ものづくりを楽しんでいます。日々の暮らしの中に面白そうなものを探しながら

不安を煽るもの

shig552006-05-23

このところすっきりした天気が続かない。今日も朝から低い雲がたなびき、夕方からは小雨が降り出した。気温がほどほどなため、蒸し暑さがない分まだ過ごしやすいが、やはりすっきりした天気が待ち遠しい。
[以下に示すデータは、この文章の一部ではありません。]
# hsp-iit/roft

Measured on AMD Instinct MI355X. Metric: tracker frames/sec per object (640x480) + ADD-S vs CPU ref, higher is better.
Workload: dtype f64; 1 GPU; BASELINE config #4: 640x480, CV_32FC2 flow grid 1, 64 objects in total, 64 per GPU (sharded by object, no data-path collective; result rows all-gathered over RCCL at N > 1), masks+poses at 5 fps with 6-frame delay, flow-aided masks, re-sync and outlier rejection on, frames submitted in batches of at most 8; objects_per_gpu=64, objects_total=64, width=640, height=480, batch_frames=8, ranks=1, backend=nccl

## Files before the change

### include/roft_engine.h

```cpp
#ifndef ROFT_ENGINE_H
#define ROFT_ENGINE_H

#include <stddef.h>
#include <stdint.h>

#ifdef __cplusplus
extern "C" {
#endif

#define ROFT_ABI_VERSION 2

#define ROFT_OK 0
#define ROFT_ERR_INVALID (-1)
#define ROFT_ERR_DEVICE (-2)
#define ROFT_ERR_CAPACITY (-3)
#define ROFT_ERR_STATE (-4)

#define ROFT_FLOW_S16C2 11
#define ROFT_FLOW_F32C2 13

#define ROFT_MEAS_NONE 0
#define ROFT_MEAS_VELOCITY 1
#define ROFT_MEAS_POSE 2
#define ROFT_MEAS_POSE_VELOCITY 3
// ... 360 lines not shown

#define ROFT_SCENE_MAX_INSTANCES 256

typedef struct {
    int n_frames;
    int n_instances;
    const int* mesh_index;
    const double* poses;
    const uint8_t* valid;
    const uint8_t* background;
    int background_frames;
    int gray_background;
    const roft_scene_style* styles;
    int window_pixels;
} roft_scene_desc;

typedef struct roft_scene_renderer roft_scene_renderer;
int roft_scene_renderer_create(const roft_camera* cam, const roft_mesh* meshes, int n_meshes, int max_frames_per_call, int device,
                               roft_scene_renderer** out);
int roft_scene_renderer_destroy(roft_scene_renderer* r);
int roft_scene_render(roft_scene_renderer* r, const roft_scene_desc* desc, uint8_t* rgb_out, float* depth_out, int32_t* instance_out,
                      int32_t* triangle_out);
int roft_render_scene(const roft_camera* cam, const roft_mesh* meshes, int n_meshes, const roft_scene_desc* desc, uint8_t* rgb_out,
                      float* depth_out, int32_t* instance_out, int32_t* triangle_out);

int roft_debug_plan(const roft_config* cfg, const int* pose_valid, int n_frames, int* n_steps, int* n_corrections,
                    int* outlier, int* slots);
int roft_debug_restart_check(const roft_config* cfg, int n_objects, const int* has_mesh, const int* enrolled, int enrol_all,
                             const int* obj_ids, const roft_object_desc* descs, int n, int flags);
int roft_debug_probe_streams(roft_engine* e, double out[25]);
int roft_debug_sector_rate(int device, double* sectors_per_second);
int roft_debug_get_residency(roft_engine* e, unsigned long long out[32]);
int roft_debug_outlier_split(int mode);
int roft_debug_pose_errors_kernel_ms(double* ms_out);
int roft_debug_scene_kernel_ms(roft_scene_renderer* r, double ms_out[2]);
int roft_debug_depth_kernel_ms(roft_engine* e, double* ms_out);
int roft_debug_quality_kernel_ms(roft_engine* e, double* ms_out);
int roft_debug_pose_mask_kernel_ms(roft_engine* e, double* ms_out);
int roft_debug_get_dbg(roft_engine* e, int obj_id, long long out[32]);

#ifdef __cplusplus
}
#endif
#endif
```

### roft_amd/_lib.py

```python
import collections
import ctypes as C
import os
import subprocess

_HERE = os.path.dirname(os.path.abspath(__file__))
CSRC = os.path.join(_HERE, "csrc")
SO = os.environ.get("ROFT_LIB_SO") or os.path.join(CSRC, "libroft_hip.so")

OK = 0
ERR_INVALID, ERR_DEVICE, ERR_CAPACITY, ERR_STATE = -1, -2, -3, -4
FLOW_S16C2 = 11
FLOW_F32C2 = 13
MEAS_NONE, MEAS_VELOCITY, MEAS_POSE, MEAS_POSE_VELOCITY = 0, 1, 2, 3
MEM_HOST, MEM_DEVICE = 0, 1
RETAIN_FRAMES = 16
MAX_BATCH_FRAMES = 8
MAX_FLOW_CHASE = 30
RENDER_CONTRACT, RENDER_GL = 0, 1
ABI_VERSION = 2
POSE_ERROR_ADD, POSE_ERROR_ADDS = 0, 1
RESTART_KEEP_MESH = 1
LABEL_U8, LABEL_U16 = 1, 2
IMAGE_GRAY8, IMAGE_BGR8, IMAGE_RGB8 = 1, 2, 3
DEPTH_Z16 = 1
# ... 229 lines not shown
    Fn("roft_default_of_consistency", _int, [_P(OFConsistency)], _OPTIONAL),
    Fn("roft_optical_flow_checked", _int, [_vp, _vp, _int, _int, _P(OFParams), _P(OFConsistency), _vp], _OPTIONAL),
    Fn("roft_flow_producer_set_consistency", _int, [_vp, _P(OFConsistency)], _OPTIONAL),
    Fn("roft_engine_enable_flow_consistency", _int, [_vp, _P(OFConsistency)], _OPTIONAL),
    Fn("roft_engine_enable_raw_depth", _int, [_vp, _P(DepthSource)], _OPTIONAL),
    Fn("roft_engine_get_depth", _int, [_vp, _int, _vp], _OPTIONAL),
    Fn("roft_engine_get_depth_stats", _int, [_vp, _P(EngineDepthStats)], _OPTIONAL),
    Fn("roft_depth_convert", _int, [_vp, _int, _int, C.c_float, _vp], _OPTIONAL),
    Fn("roft_depth_align", _int, [_vp, _P(DepthSource), _P(Camera), _vp], _OPTIONAL),
    Fn("roft_default_quality_params", _int, [_P(QualityParams)], _OPTIONAL),
    Fn("roft_engine_enable_quality", _int, [_vp, _P(QualityParams)], _OPTIONAL),
    Fn("roft_engine_get_quality", _int, [_vp, _int, _int, _vp], _OPTIONAL),
    Fn("roft_track_quality", _int, [_P(Camera), _int, _vp, _vp, _P(Mesh), _vp, _vp, C.c_float, C.c_double, _int, _P(QualityRecord)], _OPTIONAL),
    Fn("roft_engine_enable_pose_masks", _int, [_vp, _ip, _int], _OPTIONAL),
    Fn("roft_engine_get_pose_mask_stats", _int, [_vp, _P(EnginePoseMaskStats)], _OPTIONAL),
    Fn("roft_pose_silhouette", _int, [_P(Camera), _P(Mesh), _vp, _vp, _int, _int, _vp, _ip], _OPTIONAL),
    Fn("roft_engine_enable_pose_mask_occlusion", _int, [_vp, _ip, _ip, _int], _OPTIONAL),
    Fn("roft_engine_get_pose_mask_occlusion_stats", _int, [_vp, _P(EnginePoseMaskOcclusionStats)], _OPTIONAL),
    Fn("roft_pose_silhouettes_occluded", _int, [_P(Camera), _P(Mesh), _int, _vp, _vp, _int, _int, _vp, _ip], _OPTIONAL),
    Fn("roft_default_pose_mask_gate", _int, [_P(PoseMaskGate)], _OPTIONAL),
    Fn("roft_engine_enable_pose_mask_depth_gate", _int, [_vp, _P(PoseMaskGate)], _OPTIONAL),
    Fn("roft_engine_get_pose_mask_gate_stats", _int, [_vp, _P(EnginePoseMaskGateStats)], _OPTIONAL),
    Fn("roft_pose_silhouettes_gated", _int, [_P(Camera), _P(Mesh), _int, _vp, _vp, _vp, _P(PoseMaskGate), _int, _int, _vp, _ip, _ip], _OPTIONAL),
    Fn("roft_scene_renderer_create", _int, [_P(Camera), _P(Mesh), _int, _int, _int, _P(_vp)], _OPTIONAL),
    Fn("roft_scene_renderer_destroy", _int, [_vp], _OPTIONAL),
    Fn("roft_scene_render", _int, [_vp, _P(SceneDesc), _vp, _vp, _vp, _vp], _OPTIONAL),
    Fn("roft_render_scene", _int, [_P(Camera), _P(Mesh), _int, _P(SceneDesc), _vp, _vp, _vp, _vp], _OPTIONAL),
    Fn("roft_debug_plan", _int, [_P(Config), _vp, _int, _vp, _vp, _vp, _vp], _OPTIONAL),
    Fn("roft_debug_restart_check", _int, [_P(Config), _int, _ip, _ip, _int, _ip, _P(ObjectDesc), _int, _int], _OPTIONAL),
    Fn("roft_debug_probe_streams", _int, [_vp, _dp], _OPTIONAL),
    Fn("roft_debug_sector_rate", _int, [_int, _dp], _OPTIONAL),
    Fn("roft_debug_get_residency", _int, [_vp, _P(C.c_ulonglong)], _OPTIONAL),
    Fn("roft_debug_outlier_split", _int, [_int], _OPTIONAL),
    Fn("roft_debug_pose_errors_kernel_ms", _int, [_dp], _OPTIONAL),
    Fn("roft_debug_scene_kernel_ms", _int, [_vp, _dp], _OPTIONAL),
    Fn("roft_debug_depth_kernel_ms", _int, [_vp, _dp], _OPTIONAL),
    Fn("roft_debug_quality_kernel_ms", _int, [_vp, _dp], _OPTIONAL),
    Fn("roft_debug_pose_mask_kernel_ms", _int, [_vp, _dp], _OPTIONAL),
    Fn("roft_debug_get_dbg", _int, [_vp, _int, _P(C.c_longlong)], _OPTIONAL),
)
ABI_SYMBOLS = [f.name for f in ABI]
NEWER_SYMBOLS = tuple(f.name for f in ABI if f.optional and not f.name.startswith("roft_debug_"))


def build(force=False):
    srcs = [os.path.join(CSRC, f) for f in os.listdir(CSRC) if f.endswith((".hip", ".h"))]
    srcs.append(os.path.join(_HERE, "..", "include", "roft_engine.h"))
    stale = (not os.path.exists(SO)) or any(os.path.getmtime(s) > os.path.getmtime(SO) for s in srcs)
    if force or stale:
        jobs = str(min(8, os.cpu_count() or 1))
        r = subprocess.run(["make", "-C", CSRC, "-j", jobs, "libroft_hip.so"], capture_output=True, text=True)
        if r.returncode != 0:
            raise RoftError("building libroft_hip.so failed:\n" + r.stdout[-4000:] + r.stderr[-4000:])
    return SO


_lib = None


def lib():
    global _lib
    if _lib is not None:
        return _lib
    if not os.path.exists(SO):
        build()
    L = C.CDLL(SO)
# ... 21 lines not shown
```

### roft_amd/csrc/engine_ops.hip

```cpp
#include "engine_internal.h"

namespace {

struct OpCtx {
    std::mutex mu;
    hipStream_t stream = nullptr;
    Arrays arr;
    int W = 0, H = 0, ftype = 0, fgrid = 0, radius = 0;
    DevBuf<unsigned char> b0, b1, b2, b3, b4, b5;
    DeviceMesh mesh;
    bool ready = false;

    int prepare(const roft_camera& cam, int ftype_, int fgrid_, float fscale, int radius_)
    {
        if (roft_device_count() <= 0) return fail(ROFT_ERR_DEVICE, "no HIP device (libroft_hip has no CPU path)");
        if (int rc = check_geometry(cam.width, cam.height)) return rc;
        HIP_TRY(hipSetDevice(0));
        (void)hipGetLastError();
        if (!stream) HIP_TRY(hipStreamCreateWithFlags(&stream, hipStreamNonBlocking));
        DevFlowFmt ff;
        ff.type = ftype_;
        ff.grid = std::max(fgrid_, 1);
        ff.cols = cam.width / ff.grid;
        ff.rows = cam.height / ff.grid;
// ... 544 lines not shown
    if (err != hipSuccess) { delete st; HIP_TRY(err); }
    c.arr.a.n_obj = 1;
    if (int rc = upload_ctrl(c, fc)) { delete st; return rc; }
    launch_ukf_chain(c.arr.a, *ut, true, 0, c.stream);
    err = hipMemcpyAsync(st, c.arr.state.p, sizeof(ObjState), hipMemcpyDeviceToHost, c.stream);
    if (err == hipSuccess) err = hipStreamSynchronize(c.stream);
    if (err == hipSuccess) err = hipGetLastError();
    if (err == hipSuccess) {
        std::memcpy(mean_out, st->belief[B_SPARE].mean, sizeof(double) * 13);
        std::memcpy(P_out, st->belief[B_SPARE].cov, sizeof(double) * 144);
        if (status) *status = st->lane[0].ukf_status & 0xF;
    }
    delete st;
    HIP_TRY(err);
    return ROFT_OK;
}

int roft_ukf_predict(const double mean[13], const double P[144], const double Q[81], double T, const roft_ut_params* ut,
                     double mean_out[13], double P_out[144])
{
    if (!mean || !P || !Q || !ut || !mean_out || !P_out) return fail(ROFT_ERR_INVALID, "null argument");
    return op_ukf(mean, P, Q, T, 0, nullptr, nullptr, ut, mean_out, P_out, nullptr);
}

int roft_ukf_correct(const double mean[13], const double P[144], int type, const double* meas, const double* Rdiag,
                     const roft_ut_params* ut, double mean_out[13], double P_out[144], int* status_out)
{
    if (!mean || !P || !ut || !mean_out || !P_out) return fail(ROFT_ERR_INVALID, "null argument");
    if (type != ROFT_MEAS_NONE && (!meas || !Rdiag)) return fail(ROFT_ERR_INVALID, "null measurement");
    if (type < ROFT_MEAS_NONE || type > ROFT_MEAS_POSE_VELOCITY) return fail(ROFT_ERR_INVALID, "bad measurement type");
    return op_ukf(mean, P, nullptr, 0.0, type, meas, Rdiag, ut, mean_out, P_out, status_out);
}

static int op_outlier(const roft_camera* cam, int divider, const float* depth, const uint8_t* mask, const roft_mesh* mesh,
                      const double* x2 , const double* q2 , const OutlierLaunchOpts& o_in, double L_out[2],
                      long samples_out[2], int* selected_out, float* tiles_out)
{
    TRY(check_mesh(*mesh, "mesh", false));
    OpCtx& c = op();
    std::lock_guard<std::mutex> lk(c.mu);
    if (int rc = c.prepare(*cam, ROFT_FLOW_F32C2, 1, 1.0f, 35)) return rc;
    EngineArrays& a = c.arr.a;
    a.cam.divider = divider;
    a.tile_w = cam->width / divider;
    a.tile_h = cam->height / divider;
    const size_t npix = (size_t)cam->width * cam->height, tpix = (size_t)a.tile_w * a.tile_h;
    if (int rc = c.arr.ensure_zmerge(1, tpix)) return rc;
    auto restore = [&]() {
        a.cam = make_cam(*cam);
        a.tile_w = cam->width / a.cam.divider;
        a.tile_h = cam->height / a.cam.divider;
        a.max_verts = a.max_tris = 0;
        a.meshes_without_clusters = 0;
    };
    TRY(c.mesh.upload(*mesh, o_in.render_mode == ROFT_RENDER_CONTRACT ? MeshLayout::kWalkClusters : MeshLayout::kAsItIs, c.stream));
    ObjParams prm;
    std::memset(&prm, 0, sizeof(prm));
    c.mesh.describe(prm);
    a.max_verts = mesh->n_verts;
    a.max_tris = mesh->n_tris;
    a.meshes_without_clusters = (prm.n_tris > 0 && prm.n_clusters <= 0) ? 1 : 0;
    FrameCtrl fc;
    clear_ctrl(fc);
    fc.n_steps = 1;
    fc.outlier_step = 0;
    fc.cur_slot = B_LIN0;
// ... 18 lines not shown
        PoseBelief& b = st->belief[b_alt(0, k)];
        for (int i = 0; i < 3; ++i) b.mean[6 + i] = x2[3 * k + i];
        for (int i = 0; i < 4; ++i) b.mean[9 + i] = q2[4 * k + i];
    }
    hipError_t err = hipMemcpyAsync(c.arr.state.p, st, sizeof(ObjState), hipMemcpyHostToDevice, c.stream);
    if (err == hipSuccess) err = hipMemcpyAsync(c.arr.params.p, &prm, sizeof(prm), hipMemcpyHostToDevice, c.stream);
    if (err == hipSuccess) err = hipStreamSynchronize(c.stream);
    if (err != hipSuccess) { delete st; restore(); HIP_TRY(err); }
    if (int rc = upload_ctrl(c, fc)) { delete st; restore(); return rc; }
    OutlierLaunchOpts o = o_in;
    if (tiles_out) {
        err = c.b4.ensure(sizeof(float) * 2 * tpix);
        if (err == hipSuccess) err = hipMemsetAsync(c.b4.p, 0, sizeof(float) * 2 * tpix, c.stream);
        if (err != hipSuccess) { delete st; restore(); HIP_TRY(err); }
        o.tile_dump = reinterpret_cast<float*>(c.b4.p);
    }
    if (depth && mask) {
        launch_mask_ingest(a, 0, c.stream);
        launch_features(a, c.stream);
    }
    TRY(launch_outlier(a, 0, c.stream, nullptr, &o));
    roft_ut_params ut{1.0, 2.0, 0.0};
    launch_ukf_chain(a, ut, false, 0, c.stream);
    err = hipMemcpyAsync(st, c.arr.state.p, sizeof(ObjState), hipMemcpyDeviceToHost, c.stream);
    if (err == hipSuccess && tiles_out) err = hipMemcpyAsync(tiles_out, c.b4.p, sizeof(float) * 2 * tpix, hipMemcpyDeviceToHost, c.stream);
    if (err == hipSuccess) err = hipStreamSynchronize(c.stream);
    if (err == hipSuccess) err = hipGetLastError();
    if (err == hipSuccess) {
        for (int k = 0; k < 2; ++k) {
            if (L_out) L_out[k] = st->lane[0].outlier_L[k];
            if (samples_out) samples_out[k] = (long)st->lane[0].outlier_cnt[k];
        }
        if (selected_out) *selected_out = st->lane[0].outlier_selected;
    }
    delete st;
    restore();
    HIP_TRY(err);
    return ROFT_OK;
}
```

「人の口に戸は立てられない」と言われる。噂は人から人へ伝播していきなかなか制御することは難しい。それも、人々の興味があることや、不安を煽る内容だと瞬く間に広がるようである。
コミュニケーション学では①情報が乏しい時、②情報への渇望があるとき、噂の伝播が早いという。
このところ子どもが犠牲となる事件が続いている。親御さんたちにとっては心配でいられない状況である。しかし、どうすればいいのか対策が明らかでなく、何が起こるかわからないという漠然とした不安が広がっている。このような中では「・・・である」と言うような断定的な情報の渇望が起こる。「・・・らしい」と言うことも人の口を経るごとに「・・・である」と変質してしまう。マスコミによりある程度の情報コントロールが行われているので極端な変質は少ないようだが、小さなコミュニティーでの出来事では、この変質は侮れないものとなる。
子どもの通う学校での出来事など、その最たるものである。「○○君は乱暴のようだ」と言う情報は、その○○君を知っている保護者の間では具体的なイメージとして伝わるが、○○君を知らない保護者が聞いたときには「乱暴」という言葉が一人歩きし、「○○君は乱暴で危険である」と変質してしまう。「乱暴」と言う言葉のマイナスイメージが増幅され、乱暴=我が子に危険があると不安を抱く方向に変質する。そして、そのような噂が広がると事実とは隔絶しているにもかかわらず大きな力となり、「○○君は排斥すべき」という身勝手な方向に流れてしまう。実際の状況から離れ、言葉による連想の増幅によって不安も増幅されるのである。
困ったことに、学校との関係の薄い保護者が増えている。フルタイムの仕事を持ち、学校に出かける機会がほとんど無い。学校の情報は学校からの便りに頼っている。子どもから話を聞く機会もほとんど無い。何かあれば学校から連絡してくるであろうと考えている。
具体的な子どもたちの交友関係、生活状況を知らず、「学級の○○君は乱暴で事件を起こしたようだ」などという噂が飛び込めば、不安が一気に高まり電話をかけまくり不確かな情報からますます不安になっていく。子どもを育てると言うことよりも我が子を守るという考えが先行してしまうのである。
一面的な情報で右往左往する保護者が多くなっている。これは具体的な情報の不足、余分な情報の氾濫に原因を求めることが出来そうである。自分の置かれている状況をしっかり把握していないと「子どもを守ってきたけれど育てることが出来なかった」と言うことになりかねない。親は子どもを育てたいと願っているのだが。